**SUPPLIED DATA**
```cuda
constexpr int SPD_NB = 8;
constexpr int SPD_THREADS = 512, SPD_TPR = 2;
__global__ void __launch_bounds__(SPD_THREADS, 1)
spd_blocked_kernel(SpdBatch batch) {
  extern __shared__ double sm[];
  const SpdProblem P = batch.p[blockIdx.x];
  const int n = P.n;
  if (n <= 0) return;
  double* Lp = sm;
  double* stage = sm + n * (n + 1) / 2;
  __shared__ double D[SPD_NB][SPD_NB + 1], invd[SPD_NB];
  __shared__ double dinv_all[256];
  __shared__ double s_maxd, s_scale[4];
  const int tid = threadIdx.x, nt = blockDim.x;
  const int row = tid / SPD_TPR, sub = tid % SPD_TPR;
  for (int e = tid; e < n * (n + 1) / 2; e += nt) {
    int i = (int)((sqrt(8.0 * e + 1.0) - 1.0) * 0.5);
    while (i * (i + 1) / 2 > e) --i;
    while ((i + 1) * (i + 2) / 2 <= e) ++i;
    const int j = e - i * (i + 1) / 2;
    Lp[e] = 0.5 * (P.G[(int64_t)i * n + j] + P.G[(int64_t)j * n + i]);
  }
  __syncthreads();
  if (tid < 32) {
    double m = 0.0;
    for (int i = tid; i < n; i += 32) m = fmax(m, Lp[pk(i, i)]);
#pragma unroll
    for (int o = 16; o > 0; o >>= 1) m = fmax(m, __shfl_xor_sync(0xffffffffu, m, o));
    if (tid == 0) {
      int ex = 0;
      if (m > 0.0) { frexp(m, &ex); ex += ex & 1; }
      s_maxd = ldexp(m, -ex);
      s_scale[0] = ldexp(1.0, -ex);
      s_scale[1] = ldexp(1.0, ex / 2);
      s_scale[2] = ldexp(1.0, -(ex / 2));
      s_scale[3] = ldexp(1.0, -ex);
    }
  }
  __syncthreads();
  {
    const double sc = s_scale[0];
    for (int e = tid; e < n * (n + 1) / 2; e += nt) Lp[e] *= sc;
  }
  __syncthreads();
  const double tol = 1e-12 * s_maxd;
  double* Li = Lp + pk(row < n ? row : 0, 0);
#ifdef RT_SPD_PROF
  long long t_0 = clock64(), t_a = 0, t_b = 0, t_c = 0, t_x;
#define SPD_LAP(v) do { t_x = clock64(); v += t_x - t_0; t_0 = t_x; } while (0)
#else
#define SPD_LAP(v) do {} while (0)
#endif
  const bool use_dmma = batch.dmma != 0;
  const int warp = tid >> 5, lane = tid & 31, fg = lane >> 2, ft = lane & 3;
  constexpr int NW = SPD_THREADS / 32;
  double* accS = stage + SPD_NB * n;
  for (int kb = 0; kb < n; kb += SPD_NB) {
    const int nbk = min(SPD_NB, n - kb);
    if (use_dmma) {
      if (kb > 0) {
        const int ntile = (n - kb + 7) >> 3, nsteps = kb >> 2;
        const int brow = kb + fg;
        const bool bv = brow < n;
        const double* Lb = Lp + pk(bv ? brow : 0, 0) + ft;
        for (int tile = warp; tile < ntile; tile += NW) {
          const int arow = kb + 8 * tile + fg;
          const bool av = arow < n;
          const double* La = Lp + pk(av ? arow : 0, 0) + ft;
          double c[8][2];
#pragma unroll
          for (int u = 0; u < 8; ++u) { c[u][0] = 0.0; c[u][1] = 0.0; }
          for (int s0 = 0; s0 < nsteps; s0 += 8) {
#pragma unroll
            for (int u = 0; u < 8; ++u)
              if (s0 + u < nsteps) spd_dmma(c[u][0], c[u][1], av ? La[4 * (s0 + u)] : 0.0, bv ? Lb[4 * (s0 + u)] : 0.0);
          }
#pragma unroll
          for (int e = 0; e < 2; ++e) {
            const int col = 2 * ft + e;
            if (av && col < nbk && kb + col <= arow) Lp[pk(arow, kb + col)] -= spd_sum8(c, e);
          }
        }
      }
    } else {
      double acc[SPD_NB];
#pragma unroll
      for (int c = 0; c < SPD_NB; ++c) acc[c] = 0.0;
      if (row < n && row >= kb) {
        const double* Lc[SPD_NB];
#pragma unroll
        for (int c = 0; c < SPD_NB; ++c) Lc[c] = Lp + pk(kb + (c < nbk ? c : 0), 0);
        for (int k = sub; k < kb; k += SPD_TPR) {
          const double li = Li[k];
#pragma unroll
          for (int c = 0; c < SPD_NB; ++c) acc[c] = fma(li, Lc[c][k], acc[c]);
        }
      }
#pragma unroll
      for (int c = 0; c < SPD_NB; ++c) {
#pragma unroll
        for (int o = 1; o < SPD_TPR; o <<= 1) acc[c] += __shfl_xor_sync(0xffffffffu, acc[c], o);
      }
      if (row < n && row >= kb && sub == 0) {
#pragma unroll
        for (int c = 0; c < SPD_NB; ++c)
          if (c < nbk && kb + c <= row) Li[kb + c] -= acc[c];
      }
    }
    __syncthreads();
    SPD_LAP(t_a);
    if (tid < 32) {
      int er[2], ec[2];
#pragma unroll
      for (int u = 0; u < 2; ++u) {
        const int e = tid + 32 * u;
        int r = 0;
        while ((r + 1) * (r + 2) / 2 <= e) ++r;
        er[u] = r; ec[u] = e - r * (r + 1) / 2;
      }
      const bool has2 = tid + 32 < SPD_NB * (SPD_NB + 1) / 2;
      if (!has2) { er[1] = 0; ec[1] = 0; }
#pragma unroll
      for (int u = 0; u < 2; ++u)
        if (u == 0 || has2)
          D[er[u]][ec[u]] = (er[u] < nbk) ? Lp[pk(kb + er[u], kb + ec[u])] : (er[u] == ec[u] ? 1.0 : 0.0);
      __syncwarp();
#pragma unroll
      for (int c = 0; c < SPD_NB - 1; ++c) {
        const double dc = D[c][c];
        double a_rc[2], a_cc[2];
#pragma unroll
        for (int u = 0; u < 2; ++u) { a_rc[u] = D[er[u]][c]; a_cc[u] = D[ec[u]][c]; }
        double ri = 0.0;
        if (dc > tol) {
          double y = (double)__frcp_rn((float)dc);
          y = fma(y, fma(-dc, y, 1.0), y);
          ri = fma(y, fma(-dc, y, 1.0), y);
        }
#pragma unroll
        for (int u = 0; u < 2; ++u)
          if ((u == 0 || has2) && ec[u] > c) D[er[u]][ec[u]] = fma(-(a_rc[u] * a_cc[u]), ri, D[er[u]][ec[u]]);
        __syncwarp();
      }
      {
        const int c = tid & (SPD_NB - 1);
        const double dc = D[c][c];
        double piv = 0.0, inv = 0.0;
        if (dc > tol) {
          double y = (double)rsqrtf((float)dc);
#pragma unroll
          for (int it = 0; it < 2; ++it) y = y * fma(-0.5 * dc, y * y, 1.5);
          piv = dc * y;
          piv = fma(0.5 * y, fma(-piv, piv, dc), piv);
          inv = fma(y, fma(-piv, y, 1.0), y);
        }
        __syncwarp();
        if (tid < SPD_NB) {
          invd[c] = inv;
          if (c < nbk) dinv_all[kb + c] = inv;
        }
        __syncwarp();
#pragma unroll
        for (int u = 0; u < 2; ++u)
          if ((u == 0 || has2) && er[u] != ec[u]) D[er[u]][ec[u]] *= invd[ec[u]];
        if (tid < SPD_NB) D[c][c] = piv;
        __syncwarp();
#pragma unroll
        for (int u = 0; u < 2; ++u)
          if ((u == 0 || has2) && er[u] < nbk) Lp[pk(kb + er[u], kb + ec[u])] = D[er[u]][ec[u]];
      }
    }
    __syncthreads();
    SPD_LAP(t_b);
    if (row < n && row >= kb + nbk && sub == 0) {
      double xs[SPD_NB];
#pragma unroll
      for (int c = 0; c < SPD_NB; ++c) {
        if (c < nbk) {
          double x = Li[kb + c];
#pragma unroll
          for (int c2 = 0; c2 < SPD_NB; ++c2)
            if (c2 < c) x = fma(-xs[c2], D[c][c2], x);
          x *= invd[c];
          xs[c] = x;
          Li[kb + c] = x;
        }
      }
    }
    __syncthreads();
    SPD_LAP(t_c);
  }
#ifdef RT_SPD_PROF
  if (tid == 0) printf("spd n=%d chol: update %lld diag %lld panel %lld\n", n, t_a, t_b, t_c);
  t_a = t_b = t_c = 0; t_0 = clock64();
#endif
  if (P.L) {
    for (int e = tid; e < n * n; e += nt) {
      const int i = e / n, j = e - i * n;
      P.L[e] = (j <= i) ? Lp[pk(i, j)] * s_scale[1] : 0.0;
    }
  }
  if (!P.Linv && !P.Ginv) return;
  __syncthreads();
  for (int ib = 0; ib < n; ib += SPD_NB) {
    const int nbi = min(SPD_NB, n - ib);
    for (int e = tid; e < nbi * n; e += nt) {
      const int r = e / n, k = e - r * n;
      stage[e] = (k <= ib + r) ? Lp[pk(ib + r, k)] : 0.0;
    }
    __syncthreads();
    const int j = row;
    double acc[SPD_NB];
#pragma unroll
    for (int r = 0; r < SPD_NB; ++r) acc[r] = 0.0;
    if (use_dmma) {
      const int ntile = ib >> 3;
      for (int tile = warp; tile < ntile; tile += NW) {
        const int j0 = 8 * tile, jc = j0 + fg;
        const int nsteps = (ib - j0) >> 2;
        double c[8][2];
#pragma unroll
        for (int u = 0; u < 8; ++u) { c[u][0] = 0.0; c[u][1] = 0.0; }
        for (int s0 = 0; s0 < nsteps; s0 += 8) {
#pragma unroll
          for (int u = 0; u < 8; ++u)
            if (s0 + u < nsteps) {
              const int k = j0 + 4 * (s0 + u) + ft;
              spd_dmma(c[u][0], c[u][1], stage[fg * n + k], k >= jc ? Lp[pk(k, jc)] : 0.0);
            }
        }
#pragma unroll
        for (int e = 0; e < 2; ++e) accS[fg * n + j0 + 2 * ft + e] = spd_sum8(c, e);
      }
      __syncthreads();
      if (j < n && j < ib) {
#pragma unroll
        for (int r = 0; r < SPD_NB; ++r) acc[r] = accS[r * n + j];
      }
    } else {
      if (j < n && j < ib) {
        for (int k = j + sub; k < ib; k += SPD_TPR) {
          const double xk = Lp[pk(k, j)];
#pragma unroll
          for (int r = 0; r < SPD_NB; ++r) acc[r] = fma(stage[r * n + k], xk, acc[r]);
        }
      }
#pragma unroll
      for (int r = 0; r < SPD_NB; ++r) {
#pragma unroll
        for (int o = 1; o < SPD_TPR; o <<= 1) acc[r] += __shfl_xor_sync(0xffffffffu, acc[r], o);
      }
    }
    if (j < n && j < ib + nbi && sub == 0) {
      double xs[SPD_NB];
#pragma unroll
      for (int r = 0; r < SPD_NB; ++r) {
        xs[r] = 0.0;
        if (r < nbi) {
          const int i = ib + r;
          if (i >= j) {
            const double dinv = dinv_all[i];
            double x;
            if (i == j) {
              x = dinv;
            } else {
              double sacc = acc[r];
#pragma unroll
              for (int r2 = 0; r2 < SPD_NB; ++r2)
                if (r2 < r && ib + r2 >= j) sacc = fma(stage[r * n + ib + r2], xs[r2], sacc);
              x = -sacc * dinv;
            }
            xs[r] = x;
            Lp[pk(i, j)] = x;
          }
        }
      }
    }
    __syncthreads();
  }
  SPD_LAP(t_a);
  if (P.Linv) {
    for (int e = tid; e < n * n; e += nt) {
      const int i = e / n, j = e - i * n;
      P.Linv[e] = (j <= i) ? Lp[pk(i, j)] * s_scale[2] : 0.0;
    }
  }
  SPD_LAP(t_b);
  if (P.Ginv && use_dmma) {
    __syncthreads();
    const int T8 = (n + 7) >> 3;
    const double sc = s_scale[3];
    for (int u0 = warp; u0 < T8 * (T8 + 1) / 2; u0 += NW) {
      int it = (int)((sqrtf(8.0f * u0 + 1.0f) - 1.0f) * 0.5f);
      while (it * (it + 1) / 2 > u0) --it;
      while ((it + 1) * (it + 2) / 2 <= u0) ++it;
      const int jt = u0 - it * (it + 1) / 2;
      const int i0 = 8 * it, ic = i0 + fg, jc = 8 * jt + fg;
      const int nsteps = (n - i0 + 3) >> 2;
      double c[8][2];
#pragma unroll
      for (int u = 0; u < 8; ++u) { c[u][0] = 0.0; c[u][1] = 0.0; }
      for (int s0 = 0; s0 < nsteps; s0 += 8) {
#pragma unroll
        for (int u = 0; u < 8; ++u)
          if (s0 + u < nsteps) {
            const int k = i0 + 4 * (s0 + u) + ft;
            const bool kv = k < n;
            spd_dmma(c[u][0], c[u][1], (kv && ic < n && k >= ic) ? Lp[pk(k, ic)] : 0.0, (kv && jc < n && k >= jc) ? Lp[pk(k, jc)] : 0.0);
          }
      }
#pragma unroll
      for (int e = 0; e < 2; ++e) {
        const int i = i0 + fg, j = 8 * jt + 2 * ft + e;
        if (i < n && j <= i) {
          const double v = spd_sum8(c, e) * sc;
          P.Ginv[(int64_t)i * n + j] = v;
          P.Ginv[(int64_t)j * n + i] = v;
        }
      }
    }
  } else if (P.Ginv) {
    for (int e = tid; e < n * (n + 1) / 2; e += nt) {
      int i = (int)((sqrt(8.0 * e + 1.0) - 1.0) * 0.5);
      while (i * (i + 1) / 2 > e) --i;
      while ((i + 1) * (i + 2) / 2 <= e) ++i;
      const int j = e - i * (i + 1) / 2;
      double s0 = 0.0, s1 = 0.0, s2 = 0.0, s3 = 0.0;
      int k = i;
      for (; k + 3 < n; k += 4) {
        s0 = fma(Lp[pk(k, i)], Lp[pk(k, j)], s0);
        s1 = fma(Lp[pk(k + 1, i)], Lp[pk(k + 1, j)], s1);
        s2 = fma(Lp[pk(k + 2, i)], Lp[pk(k + 2, j)], s2);
        s3 = fma(Lp[pk(k + 3, i)], Lp[pk(k + 3, j)], s3);
      }
      for (; k < n; ++k) s0 = fma(Lp[pk(k, i)], Lp[pk(k, j)], s0);
      const double v = ((s0 + s1) + (s2 + s3)) * s_scale[3];
      P.Ginv[(int64_t)i * n + j] = v;
      P.Ginv[(int64_t)j * n + i] = v;
    }
  }
  SPD_LAP(t_c);
#ifdef RT_SPD_PROF
  if (tid == 0) printf("spd n=%d inverse %lld write Linv %lld Ginv %lld\n", n, t_a, t_b, t_c);
#endif
}

}
}
```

**AIM OF THE TASK**
Scan the records above and count the lines that contain "float". No text besides the count.

**WRITTEN ANSWER**
2